Carmen Marquina: They [the U.S.] attacked where it hurts most: limiting the country’s capacity to produce its own food. You might say: campesinos in Carache have their own land and they plow the fields with horses or oxen, so the fact that Venezuela can’t sell oil shouldn’t affect them. However, that’s not true! Campesino production doesn’t happen in a bubble. We are here in El Potrero, a small community kilometers away from Carache. If there is no fuel, we can’t take our produce to town or go to the doctor.
But then, there is also the problem of dollarization, which hits small producers like a meteor. Production costs skyrocketed. We grow onions here, and our output dropped to about half of what it was. Since the war began, we have had many losses.
Then there are the social aspects of the crisis. We keep the school open through sheer willpower: the communal council helps the teacher. This is very important because teachers’ wages are not living wages. There is also a problem with keeping the kids schooled through high school. The high school is far away and, at a time when fuel is unavailable, youths end up dropping out.

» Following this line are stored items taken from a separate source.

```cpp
template <int BM, int BN, int WM, int WN, int MATH>
__global__ __launch_bounds__(256) void conv_wgradg_group_kernel(const WgradGroup g) {
    int pi = 0;
    for (int i = 1; i < g.n; ++i)
        if ((int)blockIdx.x >= g.begin[i]) pi = i;
    wgradg_body<BM, BN, WM, WN, MATH>(g.p[pi], (int)blockIdx.x - g.begin[pi]);
}
```

radet_amd/kernels.py:

```python
import ctypes as C
import os

import torch

from . import _lib

ID_MASK = 0xFF
SYMBOL = 0x100
BK32 = 0x200
MATH_BF16 = 0x400
STORE_BF16, OUT_F32 = 0x800, 0x10000
SPLITK, SPLITK_MASK = 0x1000, 0xF000
STAGES3 = 0x20000
STAGES4 = 0x40000
ROWPAIRS = 0x80000
STREAMK, STREAMK_MASK = 0x100000, 0x700000
X3 = 0x1000000
P3 = 0x2000000
H2 = 0x8000000
MASKQ = 0x10000000
WG_MATH_BF16, WG_STORE_BF16 = 0x1, 0x2
WG_TILE, WG_TILE_MASK = 0x10, 0x30
WG_ONE_TAP = 0x40
WG_PX32 = 0x80
WG_X3 = 0x100
WG_P3 = 0x200
WG_KDIV4, WG_KDIV2 = 0x400, 0x800
WG_H2 = 0x1000
WG_DEEP, WG_WINDOWS = 0x2000, 0x4000
TAG_SYMBOL, TAG_BF16_MATH, TAG_H16, TAG_X3, TAG_P3, TAG_KDIV, TAG_H2, TAG_PAIRS = 1, 2, 4, 8, 16, 32, 64, 128

TILE_SHAPE = {1: (128, 128), 2: (128, 64), 3: (64, 64), 4: (128, 32), 5: (128, 128), 6: (256, 128), 7: (64, 64), 8: (64, 64)}
WG_TILE_SHAPE = {1: (128, 128), 2: (64, 64), 3: (128, 64)}


def splitk(n):
    return n * SPLITK


def streamk(w):
    return w * STREAMK


def tile_id(t):
    return t & ID_MASK


def with_tile(t, tid):
    return (t & ~(ID_MASK | SPLITK_MASK)) | tid


def wg_tile(flags):
    return (flags & WG_TILE_MASK) // WG_TILE



def _ptr(t):
    if t is None:
        return None
    if not (t.is_cuda and t.is_contiguous()):
        raise AssertionError("HIP kernels need contiguous device tensors")
    return t.data_ptr()

# ... 1723 lines not shown
```

Baseline: 500.0.

## Add XCD-aware grouped tile ordering for igemm and wgrad grids

Adds a grid_order helper that reorders igemm output tiles into column groups sized to the eight XCDs. A cost model over weight and activation bytes picks the group width, aiming to improve L2 reuse of weights and inputs within each XCD. Wgrad kernels now apply xcd_remap to block ids by default, with a flag bit to keep the old linear order. This changes tile-to-CU mapping, so it may also change load balance and streaming behaviour.

```diff
diff --git a/include/radet_hip.h b/include/radet_hip.h
--- a/include/radet_hip.h
+++ b/include/radet_hip.h
@@ -73,6 +73,10 @@
     RADET_TILE_P3 = 0x2000000,
     RADET_TILE_H2 = 0x8000000,
     RADET_TILE_MASKQ = 0x10000000
+};
+enum {
+    RADET_GRID_ORDER_TILE = 0x4000000,
+    RADET_GRID_ORDER_WGRAD = 0x8000
 };
 int radet_conv2d_igemm(const float* x, const float* w, const float* bias, const float* addend, const float* mask,
                        float* y, const int* gather_table, int M, int Cin, int Cout, int KH, int KW, int relu,
diff --git a/radet_amd/csrc/common.h b/radet_amd/csrc/common.h
--- a/radet_amd/csrc/common.h
+++ b/radet_amd/csrc/common.h
@@ -57,12 +57,7 @@
     for (int i = 0; i < N; ++i) asm volatile("" ::"s"(d[i]));
 }
 
-__device__ __forceinline__ int xcd_remap(int bid, int nwg) {
-    const int q = nwg >> 3, r = nwg & 7;
-    const int xcd = bid & 7, k = bid >> 3;
-    const int base = xcd < r ? xcd * (q + 1) : r * (q + 1) + (xcd - r) * q;
-    return base + k;
-}
+#include "grid_order.h"
 
 typedef float rd_f32x2 __attribute__((ext_vector_type(2)));
 typedef __bf16 rd_bf16x2 __attribute__((ext_vector_type(2)));
diff --git a/radet_amd/csrc/conv_common.h b/radet_amd/csrc/conv_common.h
--- a/radet_amd/csrc/conv_common.h
+++ b/radet_amd/csrc/conv_common.h
@@ -45,6 +45,7 @@
     int cls_nt, cls_b[3];
     int dbg;
     int maskq;
+    int gn;
 };
 
 __device__ __forceinline__ float ld_act(const float* p, size_t o, int io) {
@@ -528,7 +529,7 @@
     int splitk;
     int stages;
     int streamk;
-    bool symbol, bk32, math_bf16, store_bf16, out_f32, rowpairs, x3, p3, h2, maskq;
+    bool symbol, bk32, math_bf16, store_bf16, out_f32, rowpairs, x3, p3, h2, maskq, grid_order;
 };
 inline TileWord decode_tile(int t) {
     TileWord r;
@@ -539,12 +540,12 @@
     r.symbol = t & RADET_TILE_SYMBOL; r.bk32 = t & RADET_TILE_BK32;
     r.math_bf16 = t & RADET_TILE_MATH_BF16; r.store_bf16 = t & RADET_TILE_STORE_BF16; r.out_f32 = t & RADET_TILE_OUT_F32;
     r.rowpairs = t & RADET_TILE_ROWPAIRS; r.x3 = t & RADET_TILE_X3; r.p3 = t & RADET_TILE_P3; r.h2 = t & RADET_TILE_H2;
-    r.maskq = t & RADET_TILE_MASKQ;
+    r.maskq = t & RADET_TILE_MASKQ; r.grid_order = t & RADET_GRID_ORDER_TILE;
     return r;
 }
 struct WgradFlags {
     int tile;
-    bool math_bf16, store_bf16, one_tap, px32, x3, p3, kdiv4, kdiv2, h2, deep, windows;
+    bool math_bf16, store_bf16, one_tap, px32, x3, p3, kdiv4, kdiv2, h2, deep, windows, grid_order;
 };
 inline WgradFlags decode_wgrad(int f) {
     WgradFlags r;
@@ -552,6 +553,7 @@
     r.math_bf16 = f & RADET_WGRAD_MATH_BF16; r.store_bf16 = f & RADET_WGRAD_STORE_BF16; r.one_tap = f & RADET_WGRAD_ONE_TAP;
     r.px32 = f & RADET_WGRAD_PX32; r.x3 = f & RADET_WGRAD_X3; r.p3 = f & RADET_WGRAD_P3; r.kdiv4 = f & RADET_WGRAD_KDIV4;
     r.kdiv2 = f & RADET_WGRAD_KDIV2; r.h2 = f & RADET_WGRAD_H2; r.deep = f & RADET_WGRAD_DEEP; r.windows = f & RADET_WGRAD_WINDOWS;
+    r.grid_order = f & RADET_GRID_ORDER_WGRAD;
     return r;
 }
 
diff --git a/radet_amd/csrc/conv_igemm.hip b/radet_amd/csrc/conv_igemm.hip
--- a/radet_amd/csrc/conv_igemm.hip
+++ b/radet_amd/csrc/conv_igemm.hip
@@ -936,6 +936,7 @@
     }
     a.KTw = kt_w > 0 ? kt_w : KH * KW;
     { static const int dbg = getenv("RADET_DBG_IGEMM") ? atoi(getenv("RADET_DBG_IGEMM")) : 0; a.dbg = dbg; }
+    a.gn = tw.grid_order ? 1 : 0;
     a.maskq = tw.maskq && mask != nullptr;
     if (a.maskq && (h16 || Cout % 32 != 0 || second != nullptr)) return RADET_ERR_ARG;
     if (y == nullptr && (sc == nullptr || sc->yq == nullptr)) return RADET_ERR_ARG;
@@ -1156,6 +1157,7 @@
     a.dbg = radet_switches().dbg_wgrad;
     a.math = f.math_bf16 ? 1 : (f.x3 && !f.store_bf16 ? 2 : 0);
     a.bp32 = f.px32;
+    a.grid_order = f.grid_order;
     a.dys = sc ? (const unsigned*)sc->x_amax : nullptr;
     a.xss = sc ? (const unsigned*)sc->w_amax : nullptr;
     const int chunks = (a.M + 15) / 16;
@@ -1236,7 +1238,7 @@
         WgradArgs& a = g.p[i];
         a.dy = j.dy; a.x = j.x; a.slabs = j.slabs; a.dbias_partials = j.dbias_partials; a.rowtab = j.gather_table;
         a.M = j.M; a.Mp = radet_gather_table_rows(j.M); a.Cin = j.Cin; a.Cout = j.Cout; a.KH = j.KH; a.KW = j.KW;
-        a.ld_dy = j.ld_dy; a.S = j.S; a.dbg = 0; a.math = f.math_bf16; a.bp32 = 0; a.dys = a.xss = nullptr;
+        a.ld_dy = j.ld_dy; a.S = j.S; a.dbg = 0; a.math = f.math_bf16; a.bp32 = 0; a.dys = a.xss = nullptr; a.grid_order = 0;
         const int chunks = (j.M + 15) / 16;
         a.chunks_per_split = (chunks + j.S - 1) / j.S;
         g.begin[i] = total;
diff --git a/radet_amd/csrc/conv_igemm_kernel.h b/radet_amd/csrc/conv_igemm_kernel.h
--- a/radet_amd/csrc/conv_igemm_kernel.h
+++ b/radet_amd/csrc/conv_igemm_kernel.h
@@ -64,6 +64,11 @@
     const int tail_slot = tail ? (int)blockIdx.x - a.n_full : 0;
     int id = streamk ? cur / (KT * cpt)
                      : (tail ? a.n_full + tail_slot / a.sk_tail : (a.cls_nt ? (int)blockIdx.x : xcd_remap(blockIdx.x, a.n_full)));
+    if (!streamk && a.gn > 1) {
+        int tm, tn;
+        tile_order_2d(id, tilesG / tilesN, tilesN, a.gn, &tm, &tn);
+        id = tm * tilesN + tn;
+    }
     const int sk_tile = id;
     const int grp = id >= tilesG ? 1 : 0;
     id -= grp * tilesG;
@@ -684,5 +689,11 @@
             a.it_per_tail = (nKs + skt - 1) / skt;
         }
     }
+    if (a.gn == 0 && a.groups == 1 && a.cls_nt == 0 && a.sk_wgs == 0 && a.n_full == T) {
+        const long long w_bytes = 4ll * a.Cout * a.KH * a.KW * a.Cin, x_bytes = 4ll * a.M * a.Cin;
+        a.gn = igemm_pick_gn((a.M + BM - 1) / BM, (a.Cout + BN - 1) / BN, w_bytes, x_bytes);
+    } else {
+        a.gn = 1;
+    }
     return a.sk_wgs > 0 ? a.sk_wgs : a.n_full + (T - a.n_full) * a.sk_tail;
 }
diff --git a/radet_amd/csrc/conv_wgrad_h2.hip b/radet_amd/csrc/conv_wgrad_h2.hip
--- a/radet_amd/csrc/conv_wgrad_h2.hip
+++ b/radet_amd/csrc/conv_wgrad_h2.hip
@@ -661,7 +661,7 @@
     const int tilesO = (a.Cout + BM - 1) / BM;
     const int tilesC = (a.Cin + BN - 1) / BN;
     const int tilesPerSplit = tilesO * tilesC * KT;
-    int id = blockIdx.x;
+    int id = a.grid_order ? (int)blockIdx.x : xcd_remap((int)blockIdx.x, (int)gridDim.x);
     const int split = id / tilesPerSplit;
     id -= split * tilesPerSplit;
     const int to = id % tilesO;
diff --git a/radet_amd/csrc/conv_wgrad_kernel.h b/radet_amd/csrc/conv_wgrad_kernel.h
--- a/radet_amd/csrc/conv_wgrad_kernel.h
+++ b/radet_amd/csrc/conv_wgrad_kernel.h
@@ -15,6 +15,7 @@
     int bp32;
     const unsigned* dys;
     const unsigned* xss;
+    int grid_order;
 };
 
 
@@ -581,7 +582,7 @@
 template <int BM, int BN, int WM, int WN, int MATH, int BP = 16, int KD = 1>
 __global__ __launch_bounds__(256) void conv_wgradg_kernel(const WgradArgs a) {
     radet_kernarg_warm<sizeof(WgradArgs)>();
-    wgradg_body<BM, BN, WM, WN, MATH, BP, KD>(a, blockIdx.x);
+    wgradg_body<BM, BN, WM, WN, MATH, BP, KD>(a, a.grid_order ? (int)blockIdx.x : xcd_remap((int)blockIdx.x, (int)gridDim.x));
 }
 
 #define WG_MAX 32
diff --git a/radet_amd/csrc/grid_order.h b/radet_amd/csrc/grid_order.h
--- /dev/null
+++ b/radet_amd/csrc/grid_order.h
@@ -0,0 +1,54 @@
+#pragma once
+#if defined(__HIPCC__)
+#define RADET_HD __host__ __device__ __forceinline__
+#else
+#define RADET_HD inline
+#endif
+
+RADET_HD int xcd_remap(int bid, int nwg) {
+    const int q = nwg >> 3, r = nwg & 7;
+    const int xcd = bid & 7, k = bid >> 3;
+    const int base = xcd < r ? xcd * (q + 1) : r * (q + 1) + (xcd - r) * q;
+    return base + k;
+}
+
+RADET_HD void grid_group_of(int j, int n, int g, int stride, int* first, int* size) {
+    const int q = n / g, r = n - q * g;
+    const int big = r * (q + 1) * stride;
+    int grp;
+    if (j < big) {
+        grp = j / ((q + 1) * stride);
+        *size = q + 1;
+    } else {
+        grp = r + (j - big) / (q * stride);
+        *size = q;
+    }
+    *first = grp * q + (grp < r ? grp : r);
+}
+
+RADET_HD void tile_order_2d(int j, int tilesM, int tilesN, int gN, int* tm, int* tn) {
+    if (gN <= 1) {
+        *tm = j / tilesN;
+        *tn = j - *tm * tilesN;
+        return;
+    }
+    int col0, w, row0, h;
+    grid_group_of(j, tilesN, gN, tilesM, &col0, &w);
+    j -= col0 * tilesM;
+    grid_group_of(j, tilesM, 8 / gN, w, &row0, &h);
+    j -= row0 * w;
+    const int r = j / w;
+    *tm = row0 + r;
+    *tn = col0 + (j - r * w);
+}
+
+RADET_HD int igemm_pick_gn(int tilesM, int tilesN, long long w_bytes, long long x_bytes) {
+    int best = 1;
+    long long best_cost = 8 * w_bytes + x_bytes;
+    for (int g = 2; g <= 8; g *= 2) {
+        if (g > tilesN || 8 / g > tilesM) continue;
+        const long long cost = (8 / g) * w_bytes + g * x_bytes;
+        if (cost < best_cost) { best_cost = cost; best = g; }
+    }
+    return best;
+}
diff --git a/radet_amd/kernels.py b/radet_amd/kernels.py
--- a/radet_amd/kernels.py
+++ b/radet_amd/kernels.py
@@ -29,6 +29,8 @@
 WG_H2 = 0x1000
 WG_DEEP, WG_WINDOWS = 0x2000, 0x4000
 TAG_SYMBOL, TAG_BF16_MATH, TAG_H16, TAG_X3, TAG_P3, TAG_KDIV, TAG_H2, TAG_PAIRS = 1, 2, 4, 8, 16, 32, 64, 128
+GRID_ORDER_TILE = 0x4000000
+GRID_ORDER_WGRAD = 0x8000
 
 TILE_SHAPE = {1: (128, 128), 2: (128, 64), 3: (64, 64), 4: (128, 32), 5: (128, 128), 6: (256, 128), 7: (64, 64), 8: (64, 64)}
 WG_TILE_SHAPE = {1: (128, 128), 2: (64, 64), 3: (128, 64)}
```

Measured after the change: 500.0 (median of 4 runs). No clear change (+0.0%).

Nadia Linares: When people ask us about the impact of the blockade, we often talk about the dollarization of inputs and about gas prices, which have risen sometimes to two and three dollars per liter [the official price is 50 cents]. All that made production drop drastically, but we seldom talk about other aspects of life.

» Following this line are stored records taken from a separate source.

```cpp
template <typename KT>
static int build_lut_meta_t(mhs_model *m, const mhs_grid &grid, int C) {
    const int S = m->lut_S;
    std::vector<KT> tkey((size_t)m->n_trees * S, (KT)0);
    std::vector<std::vector<KT>> sorted((size_t)m->p);
    for (int t = 0; t < m->n_trees; ++t) {
        for (int q = 0; q < S; ++q) {
            const int v = m->lut_var[(size_t)t * S + q];
            if (v < 0) continue;
            const KT tk = split_tkey<KT, false>(v, C, m->lut_thr[(size_t)t * S + q], grid);
            tkey[(size_t)t * S + q] = tk;
            sorted[(size_t)v].push_back(tk);
        }
    }
    std::vector<int> off;
    std::vector<KT> flat;
    sort_unique(sorted, off, flat);
    for (int v = 0; v < m->p; ++v)
        if (sorted[(size_t)v].size() >= ((size_t)1 << 24)) { set_error("gbm: too many distinct split values"); return MHS_ERR_INVALID; }
    if (int rc = publish_axis_ranks(m, sorted, C, grid)) return rc;
    std::vector<int> meta((size_t)m->n_trees_padded * LUT_META_DW, 0);
    const float never = -33554432.f;
    for (int t = 0; t < m->n_trees_padded; ++t) {
        int *mt = &meta[(size_t)t * LUT_META_DW];
        for (int q = 0; q < 6; ++q) { memcpy(&mt[q], &never, 4); mt[6 + q] = 0; }
        if (t >= m->n_trees) continue;
        for (int q = 0; q < S; ++q) {
            const int v = m->lut_var[(size_t)t * S + q];
            if (v < 0) continue;
            const std::vector<KT> &sv = sorted[(size_t)v];
            const KT tk = tkey[(size_t)t * S + q];
            const float c = (float)((std::lower_bound(sv.begin(), sv.end(), tk) - sv.begin()) + 1);
            memcpy(&mt[q], &c, 4);
            mt[6 + q] = v * 256 * LUT_R * (int)sizeof(float);
        }
    }
    if (m->p <= LUT_REG_P && S == 5 && !m->lut_host.empty()) {
        const int lat = C + 1 < m->p ? C + 1 : -2;
        std::vector<int> rmeta(((size_t)m->n_trees_padded + 1) * LUT_RT_DW, 0);
        std::vector<double> rlut(m->lut_host.size(), 0.0);
        for (int t = 0; t <= m->n_trees_padded; ++t) {
            int *mt = &rmeta[(size_t)t * LUT_RT_DW];
            for (int q = 0; q < 5; ++q) { memcpy(&mt[q], &never, 4); mt[6 + q] = 0; mt[11 + q] = 0; }
            mt[5] = S - LUT_RT_MAXK;
            if (t >= m->n_trees) continue;
            int perm[6], K = 0, n = 0;
            bool first[6] = {false, false, false, false, false, false};
            for (int q = 0; q < S && K < LUT_RT_MAXK; ++q) {
                const int v = m->lut_var[(size_t)t * S + q];
                if (v < 0 || v == lat) { perm[n++] = q; first[q] = true; ++K; }
            }
            for (int q = 0; q < S; ++q) if (!first[q]) perm[n++] = q;
            for (int i = 0; i < S; ++i) {
                const int q = perm[i], v = m->lut_var[(size_t)t * S + q];
                if (v < 0) continue;
                const std::vector<KT> &sv = sorted[(size_t)v];
                const int c = (int)(std::lower_bound(sv.begin(), sv.end(), tkey[(size_t)t * S + q]) - sv.begin()) + 1;
                if (i < K) mt[11 + i] = c;
                else { const float cf = (float)c; memcpy(&mt[i - K], &cf, 4); mt[6 + i - K] = v * LUT_R; }
            }
            mt[5] = S - K;
            for (int b = 0; b < (1 << S); ++b) {
                int bo = 0;
                for (int i = 0; i < S; ++i) bo |= ((b >> (S - 1 - i)) & 1) << (S - 1 - perm[i]);
                rlut[((size_t)t << S) + b] = m->lut_host[((size_t)t << S) + bo];
            }
        }
        if (int rc = publish(m, rlut, &m->lut_rt)) return rc;
        if (int rc = publish(m, rmeta, &m->lut_rt_meta)) return rc;
        std::vector<unsigned> cw((size_t)m->n_trees_padded * 5, 0u);
        for (int t = 0; t < m->n_trees; ++t)
            for (int q = 0; q < S; ++q) {
                const int v = m->lut_var[(size_t)t * S + q];
                if (v < 0) continue;
                const std::vector<KT> &sv = sorted[(size_t)v];
                const unsigned c = (unsigned)(std::lower_bound(sv.begin(), sv.end(), tkey[(size_t)t * S + q]) - sv.begin()) + 1u;
                cw[(size_t)t * 5 + q] = (c << 3) | (unsigned)v;
            }
        if (int rc = publish(m, cw, &m->lut_cls)) return rc;
    }
    if (int rc = publish(m, flat, (KT **)&m->lut_sorted)) return rc;
    if (int rc = publish(m, off, &m->lut_sorted_off)) return rc;
    return publish(m, meta, &m->lut_meta);
}

// ... 879 lines not shown
```

Measured before the change: 427.6 Mcells/s.

## Split SVR row-tile kernel into full tiles plus a packed remainder kernel

The row-tiled SVR kernel now handles only full 192-column tiles, so the per-lane bounds checks and clamping are gone. A new remainder kernel packs the leftover columns of up to 8 rows into each wave, with per-row shared lat coefficients. This avoids wasting lanes on partial tiles at the end of each row (10000 columns leave a remainder of 16 per row). The cost is a second kernel launch and a less efficient remainder path that has no fold optimisation.

```diff
diff --git a/machisplin_amd/csrc/ensemble.hip b/machisplin_amd/csrc/ensemble.hip
--- a/machisplin_amd/csrc/ensemble.hip
+++ b/machisplin_amd/csrc/ensemble.hip
@@ -240,13 +240,11 @@
     if (tile >= ntiles) return;
     const int row = (int)(tile / tiles_per_row), tcol = (int)(tile - (int64_t)row * tiles_per_row) * (64 * R);
     double x[R][P], q[R], acc[R], accn[R];
-    bool na[R], ok[R];
+    bool na[R];
     int col[R];
 #pragma unroll
     for (int c = 0; c < R; ++c) {
-        const int cc = tcol + c * 64 + lane;
-        ok[c] = cc < g.nc;
-        col[c] = min(cc, g.nc - 1);
+        col[c] = tcol + c * 64 + lane;
         na[c] = false; q[c] = 0.0; acc[c] = 0.0; accn[c] = 0.0;
 #pragma unroll
         for (int j = 0; j < P; ++j) {
@@ -304,12 +302,86 @@
         sum_range(npos, nsv, accn, std::false_type());
     }
 #pragma unroll
-    for (int c = 0; c < R; ++c)
-        if (ok[c]) {
-            const double back = fold ? exp(EXP_RANGE * (S - q[c])) : 1.0;
-            const double pred = ((acc[c] - accn[c]) * back * amax - b) * y_scale + y_center;
-            emit(out, (int64_t)row * g.ld_out + col[c], na[c] ? NAN : pred, weight, accumulate);
-        }
+    for (int c = 0; c < R; ++c) {
+        const double back = fold ? exp(EXP_RANGE * (S - q[c])) : 1.0;
+        const double pred = ((acc[c] - accn[c]) * back * amax - b) * y_scale + y_center;
+        emit(out, (int64_t)row * g.ld_out + col[c], na[c] ? NAN : pred, weight, accumulate);
+    }
+}
+
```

The blockade has caused many kids to drop out of school, because getting to the educational centers is harder and many teaching posts are vacant. Access to healthcare and medical treatment is also very difficult because of high costs. Things as common as giving birth become an ordeal with the hospital being kilometers away. Recently, for example, a compañera who had begun labor had to go to the hospital on a motorcycle.
For these reasons, many have left Carache. They migrate to Colombia or to other countries where they think their conditions will improve. Of course, it’s understandable, but we are staying here. Cahingó [in the Carache municipality] is a beautiful valley, and this is where we want to raise our children.
Ronald Moreno: People live humbly but with dignity here. While the life of the campesino is not easy, it’s worth the hardship. In fact, my story goes against the grain, but it’s not the only one.
I was living in Barquisimeto [a city four hours away from Carache], and I decided to retrace my steps back here to farm with my parents a few years ago. At the end of the day, we may not eat as much meat as we would like to, but we aren’t going to die of starvation if we live here in the campo.